(Input records begins)

@@ -2220,7 +2336,7 @@
     case 3: NEF_REQUIRE((int64_t)Bp * C <= 0x7FFFFFFF && (!deint || (L & 1) == 0), NEF_E_SHAPE); break;
     }
     NEF_REQUIRE(!a.slots || (a.nslot > 0 && (int64_t)Bp * a.nslot <= 0x7FFFFFFF), NEF_E_SHAPE);
-    NEF_REQUIRE(a.ws_bytes >= nef_bn_bwd_ws_bytes(args), NEF_E_WORKSPACE);
+    NEF_REQUIRE(a.ws_bytes >= (gw ? nef_bn_relu_bwd_outconv_w_ws_bytes(args) : nef_bn_bwd_ws_bytes(args)), NEF_E_WORKSPACE);
     double* part = (double*)a.ws;
     float* coef = (float*)((char*)a.ws + (size_t)P * C * BN_SPLIT * 2 * sizeof(double));
     double* rowsum = a.gx_chan_sum ? (double*)((char*)a.ws + nef_bn_ws_bytes(P, C)) : nullptr;
@@ -2236,7 +2352,13 @@
                            L, Bp * a.nslot);
     } else {
         const dim3 grid(P * C * BN_SPLIT);
-        if (form == 1)
+        if (gw) {
+            double* wpart = (double*)((char*)a.ws + bn_bwd_wpart_offset(args));
+            hipLaunchKernelGGL((bn_bwd_partial<1, true>), grid, dim3(256), 0, NEF_ST, g, a.x, a.mean, a.invstd, a.a, a.b, part, P, Bp, C,
+                               L, a.wout, wpart);
+            hipLaunchKernelGGL(bn_bwd_outconv_w_final, dim3((C * 3 + 1 + 63) / 64), dim3(64), 0, NEF_ST, (const double*)wpart, gw, gb,
+                               P, C);
+        } else if (form == 1)
             hipLaunchKernelGGL(bn_bwd_partial<1>, grid, dim3(256), 0, NEF_ST, g, a.x, a.mean, a.invstd, a.a, a.b, part, P, Bp, C, L,
                                a.wout);
         else if (form == 2)
@@ -2249,7 +2371,10 @@
                            L, BN_SPLIT);
     }
     const dim3 grid((unsigned)rows);
-    if (form == 3)
+    if (form == 3 && (L & 3) == 0)
+        hipLaunchKernelGGL(bn_bwd_apply_combine3_rows, dim3((unsigned)(Bp * C)), dim3(256), 0, NEF_ST, g, a.x, a.mean, a.invstd, a.a,
+                           a.b, (const float*)coef, a.gx, rowsum, Bp, C, L >> 2, deint);
+    else if (form == 3)
         hipLaunchKernelGGL(bn_bwd_apply_combine3, dim3((unsigned)(Bp * C)), dim3(256), 0, NEF_ST, g, a.x, a.mean, a.invstd, a.a, a.b,
                            (const float*)coef, a.gx, rowsum, Bp, C, L, deint);
     else if (form == 2)
@@ -2269,6 +2394,20 @@
     return nef_launch_status();
 }
 
+int nef_bn_relu_bwd(const nef_bn_bwd_args* args, nef_stream_t stream) {
+    NEF_ENTER();
+    NEF_REQUIRE(args, NEF_E_NULL);
+    return bn_relu_bwd_launch(args, nullptr, nullptr, stream);
+}
+
+int nef_bn_relu_bwd_outconv_w(const nef_bn_bwd_args* args, float* gw, float* gb, nef_stream_t stream) {
+    NEF_ENTER();
+    NEF_REQUIRE(args, NEF_E_NULL);
+    NEF_REQUIRE(args->form == 1, NEF_E_UNSUPPORTED);
+    NEF_REQUIRE(gw && gb, NEF_E_NULL);
+    return bn_relu_bwd_launch(args, gw, gb, stream);
+}
+
 int nef_outconv_fwd(const float* x, const float* a, const float* b, int Bp, const float* w, const float* bias,
                     float* out, int N, int C, int L, nef_stream_t stream) {
     NEF_ENTER();
diff --git a/electrocardio_panorama_amd/csrc/roi.hip b/electrocardio_panorama_amd/csrc/roi.hip
--- a/electrocardio_panorama_amd/csrc/roi.hip
+++ b/electrocardio_panorama_amd/csrc/roi.hip
@@ -273,11 +273,13 @@
     const int64_t pass = (int64_t)B * 256 * T;
     int b_cur = -1;
     SegTable st;
+    GatherBounds bnd;
     for (int64_t row = row_lo; row < row_hi; ++row) {
         const int b = (int)(row >> 7), c = (int)(row & 127);
         if (b != b_cur) {
             b_cur = b;
             load_segments(rois + (int64_t)b * NSEG * 2, T, st);
+            unpool_gather_bounds(st, lane, bnd);
         }
         const float* zr = z2b + (((int64_t)b * V + c2) * 128 + c) * ROW;
 #pragma unroll
@@ -340,8 +342,7 @@
         __builtin_amdgcn_fence(__ATOMIC_RELEASE, "wavefront");
         __builtin_amdgcn_wave_barrier();
         float ra[(NSEG + 1) / 2] = {0.f, 0.f, 0.f, 0.f}, rb[(NSEG + 1) / 2] = {0.f, 0.f, 0.f, 0.f};
-        unpool_gather_row(sa, st, lane, ra);
-        unpool_gather_row(sb, st, lane, rb);
+        unpool_gather_row2(sa, sb, st, bnd, lane, ra, rb);
         for (int v = 0; v < V; ++v) {
             float* gz = gz2b + (((int64_t)b * V + v) * 128 + c) * ROW;
 #pragma unroll
diff --git a/electrocardio_panorama_amd/csrc/roi_unpool.h b/electrocardio_panorama_amd/csrc/roi_unpool.h
--- a/electrocardio_panorama_amd/csrc/roi_unpool.h
+++ b/electrocardio_panorama_amd/csrc/roi_unpool.h
@@ -69,37 +69,90 @@
     return i;
 }
 
+__device__ __forceinline__ int unpool_gather_len(const SegTable& st, int jj, int half) {
+    return half ? (jj + 1 < NSEG ? st.len[jj + 1 < NSEG ? jj + 1 : jj] : 0) : st.len[jj];
+}
+__device__ __forceinline__ int unpool_gather_b0(const SegTable& st, int jj, int s, int half) {
+    const int len = unpool_gather_len(st, jj, half);
+    const float sc = half ? st.scale[jj + 1 < NSEG ? jj + 1 : jj] : st.scale[jj];
+    return len > 0 ? unpool_first_reaching(s, len, sc, (float)len * (1.f / SEGW)) : 0;
+}
+__device__ __forceinline__ void unpool_gather_ends(const SegTable& st, int jj, int s, int half, int b0, int& a0, int& b1) {
+    const int nb = __shfl_down(b0, 1), pb = __shfl_up(b0, 1);
+    b1 = s + 1 < SEGW ? nb : unpool_gather_len(st, jj, half);
+    a0 = s > 0 ? pb : b0;
+}
+
 __device__ __forceinline__ void unpool_gather_row(const float* gr, const SegTable& st, int lane, float (&acc_out)[(NSEG + 1) / 2]) {
     const int s = lane & (SEGW - 1), half = lane >> 5;
 #pragma unroll
     for (int jj = 0; jj < NSEG + 1; jj += 2) {
         const int j = jj + half;
         if (j >= NSEG) continue;
-        const int len = half ? st.len[jj + 1 < NSEG ? jj + 1 : jj] : st.len[jj];
         const int off = half ? st.off[jj + 1 < NSEG ? jj + 1 : jj] : st.off[jj];
         const float sc = half ? st.scale[jj + 1 < NSEG ? jj + 1 : jj] : st.scale[jj];
+        const int b0 = unpool_gather_b0(st, jj, s, half);
+        int a0, b1;
+        unpool_gather_ends(st, jj, s, half, b0, a0, b1);
         float acc = 0.f;
-        if (len > 0) {
-            const int b0 = unpool_first_reaching(s, len, sc, (float)len * (1.f / SEGW));
-            const int nb = __shfl_down(b0, 1), pb = __shfl_up(b0, 1);
-            const int b1 = s + 1 < SEGW ? nb : len;
-            const int a0 = s > 0 ? pb : b0;
-            const float* gp = gr + off;
-            float fi = (float)a0 + 0.5f;
-            const float sm1 = (float)(s - 1);
-            for (int i = a0; i < b0; ++i, fi += 1.f) {
-                float src = sc * fi - 0.5f;
-                src = src < 0.f ? 0.f : src;
-                acc += (src - sm1) * gp[i];
-            }
-            const float c0 = s == SEGW - 1 ? 1.f : (float)(s + 1), k = s == SEGW - 1 ? 0.f : 1.f;
-            for (int i = b0; i < b1; ++i, fi += 1.f) {
-                float src = sc * fi - 0.5f;
-                src = src < 0.f ? 0.f : src;
-                acc += (c0 - k * src) * gp[i];
-            }
+        const float* gp = gr + off;
+        float fi = (float)a0 + 0.5f;
+        const float sm1 = (float)(s - 1);
+        for (int i = a0; i < b0; ++i, fi += 1.f) {
+            float src = sc * fi - 0.5f;
+            src = src < 0.f ? 0.f : src;
+            acc += (src - sm1) * gp[i];
+        }
+        const float c0 = s == SEGW - 1 ? 1.f : (float)(s + 1), k = s == SEGW - 1 ? 0.f : 1.f;
+        for (int i = b0; i < b1; ++i, fi += 1.f) {
+            float src = sc * fi - 0.5f;
+            src = src < 0.f ? 0.f : src;
+            acc += (c0 - k * src) * gp[i];
         }
         acc_out[jj >> 1] = acc;
+    }
+}
+
+struct GatherBounds { int b0[(NSEG + 1) / 2]; };
+
+__device__ __forceinline__ void unpool_gather_bounds(const SegTable& st, int lane, GatherBounds& bnd) {
+    const int s = lane & (SEGW - 1), half = lane >> 5;
+#pragma unroll
+    for (int jj = 0; jj < NSEG + 1; jj += 2) bnd.b0[jj >> 1] = unpool_gather_b0(st, jj, s, half);
+}
+
+__device__ __forceinline__ void unpool_gather_row2(const float* ga, const float* gb, const SegTable& st, const GatherBounds& bnd,
+                                                   int lane, float (&acc_a)[(NSEG + 1) / 2], float (&acc_b)[(NSEG + 1) / 2]) {
+    const int s = lane & (SEGW - 1), half = lane >> 5;
+    const float sm1 = (float)(s - 1);
+    const float c0 = s == SEGW - 1 ? 1.f : (float)(s + 1), k = s == SEGW - 1 ? 0.f : 1.f;
+#pragma unroll
+    for (int jj = 0; jj < NSEG + 1; jj += 2) {
+        const int off = half ? st.off[jj + 1 < NSEG ? jj + 1 : jj] : st.off[jj];
+        const float sc = half ? st.scale[jj + 1 < NSEG ? jj + 1 : jj] : st.scale[jj];
+        const int b0 = bnd.b0[jj >> 1];
+        int a0, b1;
+        unpool_gather_ends(st, jj, s, half, b0, a0, b1);
+        const float* pa = ga + off;
+        const float* pb = gb + off;
+        float xa = 0.f, xb = 0.f;
+        float fi = (float)a0 + 0.5f;
+        for (int i = a0; i < b0; ++i, fi += 1.f) {
+            float src = sc * fi - 0.5f;
+            src = src < 0.f ? 0.f : src;
+            const float w = src - sm1;
+            xa += w * pa[i];
+            xb += w * pb[i];
+        }
+        for (int i = b0; i < b1; ++i, fi += 1.f) {
+            float src = sc * fi - 0.5f;
+            src = src < 0.f ? 0.f : src;
+            const float w = c0 - k * src;
+            xa += w * pa[i];
+            xb += w * pb[i];
+        }
+        acc_a[jj >> 1] = xa;
+        acc_b[jj >> 1] = xb;
     }
 }
 
diff --git a/electrocardio_panorama_amd/engine.py b/electrocardio_panorama_amd/engine.py
--- a/electrocardio_panorama_amd/engine.py
+++ b/electrocardio_panorama_amd/engine.py
@@ -286,9 +286,10 @@
     side = side or ops._Inline()
     if len(dsaved) > 5:
         ops.pack_many(_decoder_pack_requests(P, c4.shape[2] // 4, True))
-    grads["decoder.4.weight"], grads["decoder.4.bias"] = side.run(
-        lambda: ops.outconv_bwd_weight(g_out, out, c4, pro=pro4), g_out, out, c4)
     fuse_last = c4.shape[2] % 4 == 0
+    if not fuse_last:
+        grads["decoder.4.weight"], grads["decoder.4.bias"] = side.run(
+            lambda: ops.outconv_bwd_weight(g_out, out, c4, pro=pro4), g_out, out, c4)
     g_is_up = False
     g = None if fuse_last else ops.outconv_bwd_data(g_out, out, P["decoder.4.weight"], c4.shape[1])
     g_slots = None
@@ -304,7 +305,8 @@
         wname, bname, pre = f"{blk}.double_conv.{cv}.weight", f"{blk}.double_conv.{cv}.bias", f"{blk}.double_conv.{bn}"
         pm0_done = False
         if li == 3 and fuse_last:
-            gc, gg, gbeta, gbias = ops.bn_relu_bwd_outconv(g_out, out, P["decoder.4.weight"], c, mean, invstd, a, b, passes)
+            gc, gg, gbeta, gbias, grads["decoder.4.weight"], grads["decoder.4.bias"] = ops.bn_relu_bwd_outconv_w(
+                g_out, out, P["decoder.4.weight"], c, mean, invstd, a, b, passes)
         elif li == 0 and shared_B is not None and not g_is_up:
             gc, gg, gbeta, gbias = ops.bn_relu_bwd_combine3(g, c, mean, invstd, a, b, slots=g_slots, phase_major=pm)
             pm0_done = pm
diff --git a/electrocardio_panorama_amd/ops.py b/electrocardio_panorama_amd/ops.py
--- a/electrocardio_panorama_amd/ops.py
+++ b/electrocardio_panorama_amd/ops.py
@@ -1287,7 +1287,7 @@
     return y
 
 
-def _bn_bwd(form, tag, hbm, x, mean, invstd, a, b, P, gx, chan_sum=True, slots=None, phase_major=False, **grad):
+def _bn_bwd(form, tag, hbm, x, mean, invstd, a, b, P, gx, chan_sum=True, slots=None, phase_major=False, outconv_w=None, **grad):
     L = _lib.load()
     N, Ct, Ln = x.shape
     gg = torch.empty(Ct, device=x.device, dtype=torch.float32)
@@ -1296,10 +1296,13 @@
     A = _lib.BnBwdArgs(x=_p(x), mean=_p(mean), invstd=_p(invstd), a=_p(a), b=_p(b), gx=_p(gx), ggamma=_p(gg), gbeta=_p(gb),
                        gx_chan_sum=_p(gs), slots=_p(slots[0]) if slots else None, nslot=slots[1] if slots else 0, P=P, Bp=N // P,
                        C=Ct, L=Ln, form=form, phase_major=int(phase_major), **{k: _p(t) for k, t in grad.items()})
-    A.ws_bytes = L.nef_bn_bwd_ws_bytes(C.byref(A))
+    A.ws_bytes = (L.nef_bn_relu_bwd_outconv_w_ws_bytes if outconv_w else L.nef_bn_bwd_ws_bytes)(C.byref(A))
     A.ws = _p(workspace(A.ws_bytes, x.device))
     ev = _hbm(tag, *hbm)
-    _lib.check(L.nef_bn_relu_bwd(C.byref(A), _stream()), f"nef_bn_relu_bwd form {form}")
+    if outconv_w:
+        _lib.check(L.nef_bn_relu_bwd_outconv_w(C.byref(A), _p(outconv_w[0]), _p(outconv_w[1]), _stream()), "nef_bn_relu_bwd_outconv_w")
+    else:
+        _lib.check(L.nef_bn_relu_bwd(C.byref(A), _stream()), f"nef_bn_relu_bwd form {form}")
     _done(ev)
     return gx, gg, gb, gs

(Input records ends)

#### Task directions:
In the entries above, identify every line with the word "char". Copy those lines.

#### Completed exercise:
     float* coef = (float*)((char*)a.ws + (size_t)P * C * BN_SPLIT * 2 * sizeof(double));
     double* rowsum = a.gx_chan_sum ? (double*)((char*)a.ws + nef_bn_ws_bytes(P, C)) : nullptr;
+            double* wpart = (double*)((char*)a.ws + bn_bwd_wpart_offset(args));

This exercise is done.